47. A method for identifying active agent responders in a clinical trial for treating depression and/or MDD, comprising excluding from data analysis data collected from an individual identified as (i) BDNF variant positive, (ii) BCL2 variant positive, and/or (iii) intergenic variant positive in the clinical trial.

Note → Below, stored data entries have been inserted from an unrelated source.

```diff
+def wgrad_plan_launches(layers, M: int, rays: bool = True):
+    pairs = wgrad_pairs(layers, M, rays)
+    by_early = {e: (late, gi) for late, (gi, e) in pairs.items()}
+    out = []
+    for li in range(len(layers) - 1, -1, -1):
+        segs, nrow, N4 = layers[li]
+        launches = wgrad_launches(segs, nrow, N4, M, rays)
+        if li in by_early:
+            late, gi = by_early[li]
+            ls, lnrow, lN4 = layers[late]
+            out.append(("pair", li, late, wgrad_launches(ls, lnrow, lN4, M, rays)[gi][1]))
+            continue
+        for gi, (nr, piece) in enumerate(launches):
+            if li in pairs and pairs[li][0] == gi:
+                continue
+            out.append(("single", li, nr, piece))
+    return out
 
 
 SAVE_SPLIT = False
@@ -683,7 +785,25 @@
             ws_bytes = max(ws_bytes, K.linear_wgrad_workspace_bytes(M, (lp.N + 3) // 4 * 4, lp.Kp))
         workspace = torch.empty((ws_bytes + 3) // 4, device=dev, dtype=torch.float32)
 
+        pairs = wgrad_pairs(wgrad_layer_desc(plan, ctx.dir_rd), M) if is_split(ctx.prec) else {}
+        held = None
+
+        def resolve_held(ran: bool) -> None:
+            nonlocal held
+            if held is None:
+                return
+            h, _, params, n = held
+            held = None
+            if not ran:
+                _run_held(h, workspace)
+            if ctx.sink is not None:
+                for _ in range(n):
+                    for t in params:
+                        ctx.sink.landed(t)
+
         for li in range(L - 1, -1, -1):
+            if held is not None and held[1] > li:
+                resolve_held(False)
             lp = plan.layers[li]
             if col_grads[li]:
                 if dY[li] is None:
@@ -746,14 +866,22 @@
                     _wgrad_x3([(dZ, segs, M)], nrow, N4, lp, workspace, gW, gb, True, npass, q)
                 elif is_split(ctx.prec):
                     wblocks = [(prev[0], prev[1], prev[2]), (dZ, segs, M)] if prev is not None else [(dZ, segs, M)]
-                    _wgrad_x3(wblocks, nrow, N4, lp, workspace, gW, gb, acc, npass, q)
+                    if held is not None and held[1] == li:
+                        resolve_held(_wgrad_x3(wblocks, nrow, N4, lp, workspace, gW, gb, acc, npass, q,
+                                               held=held[0]) is True)
+                    else:
+                        hold = {"gi": pairs[li][0]} if li in pairs else None
+                        _wgrad_x3(wblocks, nrow, N4, lp, workspace, gW, gb, acc, npass, q, hold=hold)
+                        if hold is not None and "held" in hold:
+                            held = (hold["held"], pairs[li][1], (w, lp.module.bias), 2 if prev is not None else 1)
                 else:
                     K.linear_wgrad(dZ, N4, segs, M, workspace)
                     K.linear_wgrad_reduce(M, N4, lp.Kp, lp.N, workspace, lp.col_map, gW, gb, accumulate=acc)
                 if sink is not None:
-                    for _ in range(2 if prev is not None else 1):
-                        sink.landed(w)
-                        sink.landed(lp.module.bias)
+                    if not (held is not None and held[2][0] is w):
+                        for _ in range(2 if prev is not None else 1):
+                            sink.landed(w)
+                            sink.landed(lp.module.bias)
                     gW = gb = None
                 layer_grads[li] = [gW, gb] + (gs if gs is not None else [])
             if chain:
@@ -810,6 +938,7 @@
                     else:
                         epi = NERF_EPI_ACCUM
                     lp.gemm(ctx.prec, a_seg, M, True, s.k_pad, None, ddir, epi, row_offset=koff)
+        resolve_held(False)
         if ddir is not None and ctx.dir_rd > 1:
             ddir = ddir.view(-1, ctx.dir_rd, ddir.shape[1]).sum(dim=1)
         if dpos is not None and dpos.shape[1] != ctx.n_pos_cols:
```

48. The method of claim 47, wherein the individual suffers from a MDD.

49. The method of claim 47, wherein the individual is homozygous for a BDNF variant and/or a BCL2 variant and/or an intergenic variant.

50. The method of claim 47, wherein the individual is heterozygous for a BDNF variant and/or a BCL2 variant and/or an intergenic variant.

51. The method of claim 47, wherein the individual is BDNF variant positive, BCL2 variant positive, and intergenic variant positive.

52. The method of claim 47, wherein the BDNF variant is selected from the group consisting of rs7124442, rs76327806, rs6265, rs12273539, rs11030104, rs12291186, rs55848362, rs72878196, rs10835211, rs16917237, rs73446388, rs12293082, rs4923468, rs11030119, rs76368953, rs72881263, rs80083564, rs74435097, rs10219241, rs80128513, rs28383487, rs55958405, and combinations thereof.

53. The method of claim 47, wherein the BCL2 variant is rs28431965.

54. The method of claim 47, wherein the intergenic variant is rs114913258.

55. The method of claim 51, wherein the individual has rs7124442, rs76327806, rs6265, rs12273539, rs11030104, rs12291186, rs55848362, rs72878196, rs10835211, rs16917237, rs73446388, rs12293082, rs4923468, rs11030119, rs76368953, rs72881263, rs80083564, rs74435097, rs10219241, rs80128513, rs28383487, rs55958405, rs28431965, and rs114913258 variants.